Das Gefängnis in Aichach bekommt demnächst wohl wieder eine prominente Insassin: Beate Zschäpe, die gestern im NSU-Prozess zu lebenslanger Freiheitsstrafe mit besonderer Schwere der Schuld verurteilt wurde. Noch sitzt die 43-Jährige in Stammheim ein, schon im August soll sie nach Aichach gebracht werden. Das sagte ihr Wahlverteidiger Hermann Borchert der „Bild“-Zeitung. Für den Umzug nach Aichach führt ihr Verteidiger Sicherheitsgründe an. Offenbar will Zschäpe in Aichach auch Geld verdienen. Wörtlich sagte Borchert: „Sie wird dann wohl in der Schneiderei oder der Bäckerei arbeiten.“ – Zschäpe war gestern vom Oberlandesgericht München zu einer lebenslangen Haftstrafe verurteilt worden, unter anderem wegen zehnfachen Mordes.
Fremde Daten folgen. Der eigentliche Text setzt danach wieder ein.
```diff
 #define NB_ROT(R) "v_mov_b32_dpp " R ", " R " wave_ror:1 row_mask:0xf bank_mask:0xf\n\t"
 
 __device__ __forceinline__ void mutual_steps(const v2f* tx, const v2f* ty, v2f* ax, v2f* ay, float4& rc, float4& sacc, int steps,
@@ -67,7 +103,7 @@
                "v_mov_b32 v188, %[o0]\n\tv_mov_b32 v189, %[o1]\n\tv_mov_b32 v190, %[o2]\n\tv_mov_b32 v191, %[o3]\n\t"
                "s_mov_b32 s88, %[n]\n"
                ".Lnb_mutual_%=:\n\t"
-               NB_HALF(0, 1, 2, 3, 0, 1, 2, 3, 4, 5, 6, 7) NB_HALF(4, 5, 6, 7, 8, 9, 10, 11, 12, 13, 14, 15)
+               NB_HALF(NB_OP, 0, 1, 2, 3, 0, 1, 2, 3, 4, 5, 6, 7) NB_HALF(NB_OP, 4, 5, 6, 7, 8, 9, 10, 11, 12, 13, 14, 15)
                NB_ROT("v184") NB_ROT("v185") NB_ROT("v186") NB_ROT("v187") NB_ROT("v188") NB_ROT("v189") NB_ROT("v190") NB_ROT("v191")
                "s_sub_u32 s88, s88, 1\n\t"
                "s_cmp_lg_u32 s88, 0\n\t"
@@ -92,6 +128,69 @@
                  "v234", "v235", "v236", "v237", "v238", "v239", "v240", "v241", "v242", "v243", "v244", "v245", "v246", "v247",
                  "v248", "v249", "v250", "v251", "v252", "v253", "v254", "v255", "s88", "scc");
 }
+
+#define NB_Z2(D) "v_mov_b64 v[" D "], 0\n\t"
+#define NB_FOLD(T, XL, XH, YL, YH, SL, SH)                                                                                          \
+  "v_add_f32_e32 v" SL ", v" XL ", v" XH "\n\tv_add_f32_e32 v" SH ", v" YL ", v" YH "\n\t"                                             \
+  "v_pk_add_f32 %[tot" #T "], %[tot" #T "], v[" SL ":" SH "]\n\t"
+__device__ __forceinline__ void off_chunk(const v2f* tx, const v2f* ty, v2f* tot, float4& rc, float4& sacc, const float4* base,
+                                          unsigned voff, unsigned long long lanes, unsigned long long bias2) {
+  asm volatile("v_mov_b32 v188, 0\n\tv_mov_b32 v189, 0\n\tv_mov_b32 v190, 0\n\tv_mov_b32 v191, 0\n\t"
+               "v_mov_b32 v116, 0x7149f2ca\n\tv_mov_b32 v117, 0x7149f2ca\n\tv_mov_b32 v118, 0x7149f2ca\n\tv_mov_b32 v119, 0x7149f2ca\n\t"
+               "s_mov_b64 s[90:91], exec\n\t"
+               "s_mov_b64 exec, %[lanes]\n\t"
+               "global_load_dwordx4 v[116:119], %[voff], %[base]\n\t"
+               "s_mov_b64 exec, s[90:91]\n\t"
+               NB_Z2("120:121") NB_Z2("122:123") NB_Z2("124:125") NB_Z2("126:127")
+               NB_Z2("128:129") NB_Z2("130:131") NB_Z2("132:133") NB_Z2("134:135")
+               NB_Z2("136:137") NB_Z2("138:139") NB_Z2("140:141") NB_Z2("142:143")
+               NB_Z2("144:145") NB_Z2("146:147") NB_Z2("148:149") NB_Z2("150:151")
+               NB_Z2("152:153") NB_Z2("154:155") NB_Z2("156:157") NB_Z2("158:159")
+               NB_Z2("160:161") NB_Z2("162:163") NB_Z2("164:165") NB_Z2("166:167")
+               NB_Z2("168:169") NB_Z2("170:171") NB_Z2("172:173") NB_Z2("174:175")
+               NB_Z2("176:177") NB_Z2("178:179") NB_Z2("180:181") NB_Z2("182:183")
+               "s_mov_b32 s88, 64\n"
+               ".Lnb_chunk_%=:\n\t"
+               NB_HALF(NB_FX, 0, 1, 2, 3, 0, 1, 2, 3, 4, 5, 6, 7) NB_HALF(NB_FX, 4, 5, 6, 7, 8, 9, 10, 11, 12, 13, 14, 15)
+               NB_ROT("v184") NB_ROT("v185") NB_ROT("v186") NB_ROT("v187") NB_ROT("v188") NB_ROT("v189") NB_ROT("v190") NB_ROT("v191")
+               "s_sub_u32 s88, s88, 1\n\t"
+               "s_cmp_lg_u32 s88, 0\n\t"
+               "s_cbranch_scc1 .Lnb_chunk_%=\n\t"
+               NB_FOLD(0, "120", "121", "122", "123", "192", "193") NB_FOLD(1, "124", "125", "126", "127", "194", "195")
+               NB_FOLD(2, "128", "129", "130", "131", "196", "197") NB_FOLD(3, "132", "133", "134", "135", "198", "199")
+               NB_FOLD(4, "136", "137", "138", "139", "200", "201") NB_FOLD(5, "140", "141", "142", "143", "202", "203")
+               NB_FOLD(6, "144", "145", "146", "147", "204", "205") NB_FOLD(7, "148", "149", "150", "151", "206", "207")
+               NB_FOLD(8, "152", "153", "154", "155", "208", "209") NB_FOLD(9, "156", "157", "158", "159", "210", "211")
+               NB_FOLD(10, "160", "161", "162", "163", "212", "213") NB_FOLD(11, "164", "165", "166", "167", "214", "215")
+               NB_FOLD(12, "168", "169", "170", "171", "216", "217") NB_FOLD(13, "172", "173", "174", "175", "218", "219")
+               NB_FOLD(14, "176", "177", "178", "179", "220", "221") NB_FOLD(15, "180", "181", "182", "183", "222", "223")
+               "s_waitcnt vmcnt(0)\n\t"
+               "v_mov_b32 v184, v116\n\tv_mov_b32 v185, v117\n\tv_mov_b32 v186, v118\n\tv_mov_b32 v187, v119\n\t"
+               : [tot0] "+v"(tot[0]), [tot1] "+v"(tot[1]), [tot2] "+v"(tot[2]), [tot3] "+v"(tot[3]), [tot4] "+v"(tot[4]),
+                 [tot5] "+v"(tot[5]), [tot6] "+v"(tot[6]), [tot7] "+v"(tot[7]), [tot8] "+v"(tot[8]), [tot9] "+v"(tot[9]),
+                 [tot10] "+v"(tot[10]), [tot11] "+v"(tot[11]), [tot12] "+v"(tot[12]), [tot13] "+v"(tot[13]), [tot14] "+v"(tot[14]),
+                 [tot15] "+v"(tot[15]),
+                 "+{v184}"(rc.x), "+{v185}"(rc.y), "+{v186}"(rc.z), "+{v187}"(rc.w),
+                 "=&{v188}"(sacc.x), "=&{v189}"(sacc.y), "=&{v190}"(sacc.z), "=&{v191}"(sacc.w)
+               : [tx0] "v"(tx[0]), [tx1] "v"(tx[1]), [tx2] "v"(tx[2]), [tx3] "v"(tx[3]), [tx4] "v"(tx[4]), [tx5] "v"(tx[5]),
+                 [tx6] "v"(tx[6]), [tx7] "v"(tx[7]), [ty0] "v"(ty[0]), [ty1] "v"(ty[1]), [ty2] "v"(ty[2]), [ty3] "v"(ty[3]),
+                 [ty4] "v"(ty[4]), [ty5] "v"(ty[5]), [ty6] "v"(ty[6]), [ty7] "v"(ty[7]), [b] "s"(bias2), [base] "s"(base),
+                 [voff] "v"(voff), [lanes] "s"(lanes)
+               :
+                 "v116", "v117", "v118", "v119", "v120", "v121", "v122", "v123", "v124", "v125", "v126", "v127", "v128", "v129",
+                 "v130", "v131", "v132", "v133", "v134", "v135", "v136", "v137", "v138", "v139", "v140", "v141", "v142", "v143",
+                 "v144", "v145", "v146", "v147", "v148", "v149", "v150", "v151", "v152", "v153", "v154", "v155", "v156", "v157",
+                 "v158", "v159", "v160", "v161", "v162", "v163", "v164", "v165", "v166", "v167", "v168", "v169", "v170", "v171",
+                 "v172", "v173", "v174", "v175", "v176", "v177", "v178", "v179", "v180", "v181", "v182", "v183",
+                 "v192", "v193", "v194", "v195", "v196", "v197", "v198", "v199", "v200", "v201", "v202", "v203", "v204", "v205",
+                 "v206", "v207", "v208", "v209", "v210", "v211", "v212", "v213", "v214", "v215", "v216", "v217", "v218", "v219",
+                 "v220", "v221", "v222", "v223", "v224", "v225", "v226", "v227", "v228", "v229", "v230", "v231", "v232", "v233",
+                 "v234", "v235", "v236", "v237", "v238", "v239", "v240", "v241", "v242", "v243", "v244", "v245", "v246", "v247",
+                 "v248", "v249", "v250", "v251", "v252", "v253", "v254", "v255",
+                 "s88", "s90", "s91", "scc");
+}
+#undef NB_Z2
+#undef NB_FOLD
 #undef NB_PX
 #undef NB_PY
 #undef NB_SQ
@@ -99,6 +198,10 @@
 #undef NB_DN
 #undef NB_RC
 #undef NB_AC
+#undef NB_OPX
+#undef NB_OPY
+#undef NB_FXX
+#undef NB_FXY
 #undef NB_HALF
 #undef NB_ROT
 
@@ -127,21 +230,24 @@
 
 constexpr unsigned long long kBias2 = 0x1280000012800000ull;
 
-__device__ __forceinline__ void off_item(const float4* couples, int64_t n_couples, int s, int b, int w, int lane, float4 (*red)[kWaves][64],
+__device__ __forceinline__ void off_item(const float4* couples, int64_t n_couples, int s, int b, int w, float4 (*red)[kWaves][64],
                                          float2* tpart, float2* spart_f2) {
+  using namespace mutual_schedule;
+  const int lane = (int)__builtin_amdgcn_mbcnt_hi(~0u, __builtin_amdgcn_mbcnt_lo(~0u, 0u));
   v2f tx[8], ty[8];
   load_targets(couples, n_couples, s, w, lane, tx, ty);
-  float tot_x[16], tot_y[16];
-#pragma unroll
-  for (int t = 0; t < 16; ++t) tot_x[t] = tot_y[t] = 0.f;
+  v2f tot[16];
+#pragma unroll
+  for (int t = 0; t < 16; ++t) tot[t] = v2f{0.f, 0.f};
   float* spart = reinterpret_cast<float*>(spart_f2);
+  const unsigned voff = (unsigned)lane * (unsigned)sizeof(float4);
+  float4 rc = couple_or_marker(couples, off_chunk_first(b, 0, kSliceCouples) + lane, n_couples);
   for (int c = 0; c < kChunks; ++c) {
-    float4 rc = couple_or_marker(couples, (int64_t)b * kSliceCouples + 64 * c + lane, n_couples);
-    v2f ax[16], ay[16];
-    zero_acc(ax, ay);
-    float4 sacc = make_float4(0.f, 0.f, 0.f, 0.f);
-    mutual_steps(tx, ty, ax, ay, rc, sacc, 64, kBias2);
-    add_chunk(ax, ay, tot_x, tot_y);
+    const int cn = off_prefetched(c, kChunks);
+    const int64_t first = off_chunk_first(b, cn < 0 ? c : cn, kSliceCouples);
+    const unsigned long long lanes = cn < 0 ? 0ull : chunk_lanes(first, n_couples);
+    float4 sacc;
+    off_chunk(tx, ty, tot, rc, sacc, couples + first, voff, lanes, kBias2);
     red[c & 1][w][lane] = sacc;
     __syncthreads();
     if (threadIdx.x < 256) {
@@ -153,7 +259,7 @@
     }
   }
 #pragma unroll
-  for (int t = 0; t < 16; ++t) tpart[1024 * w + 16 * lane + t] = make_float2(tot_x[t], tot_y[t]);
+  for (int t = 0; t < 16; ++t) tpart[1024 * w + 16 * lane + t] = make_float2(tot[t].x, tot[t].y);
 }
 
 __device__ __forceinline__ void diag_item(const float4* couples, int64_t n_couples, int s, int w, int lane, float4 (*src)[8][64],
@@ -224,7 +330,7 @@
   __shared__ float4 lds[8][8][64];
   __builtin_amdgcn_s_setprio(1);
   if (s < b) {
-    off_item(couples, n_couples, s, b, w, lane, reinterpret_cast<float4(*)[kWaves][64]>(&lds[0][0][0]), tpart, spart);
+    off_item(couples, n_couples, s, b, w, reinterpret_cast<float4(*)[kWaves][64]>(&lds[0][0][0]), tpart, spart);
   } else {
     diag_item(couples, n_couples, s, w, lane, lds, tpart);
     if (s + 1 < nb) diag_item(couples, n_couples, s + 1, w, lane, lds, spart);
diff --git a/nbody-simulation_amd/csrc/mutual_schedule.h b/nbody-simulation_amd/csrc/mutual_schedule.h
--- a/nbody-simulation_amd/csrc/mutual_schedule.h
+++ b/nbody-simulation_amd/csrc/mutual_schedule.h
@@ -34,6 +34,14 @@
 NB_HD inline int diag_steps(int p) { return p == 0 ? 33 : p == 4 ? 32 : 64; }
 NB_HD inline bool diag_one_sided(int p, int i) { return p == 0 && (i == 0 || i == 32); }
 
+constexpr int kChunkCouples = 64;
+NB_HD inline int64_t off_chunk_first(int b, int c, int slice_couples) { return (int64_t)b * slice_couples + (int64_t)kChunkCouples * c; }
+NB_HD inline int off_prefetched(int c, int chunks) { return c + 1 < chunks ? c + 1 : -1; }
+NB_HD inline uint64_t chunk_lanes(int64_t first, int64_t n_couples) {
+  const int64_t left = n_couples - first;
+  return left >= kChunkCouples ? ~0ull : left <= 0 ? 0ull : (1ull << left) - 1;
+}
+
 }
 }
 
```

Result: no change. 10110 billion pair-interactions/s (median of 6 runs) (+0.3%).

Außerdem stellte das Gericht die besondere Schwere der Schuld fest. Ihre Pflichtverteidiger haben sofort nach dem Urteil angekündigt, in Revision zu gehen. In Aichach saßen schon mehrere Prominente ein, unter ihnen die frühere RAF-Terroristin Brigitte Mohnhaupt. (az)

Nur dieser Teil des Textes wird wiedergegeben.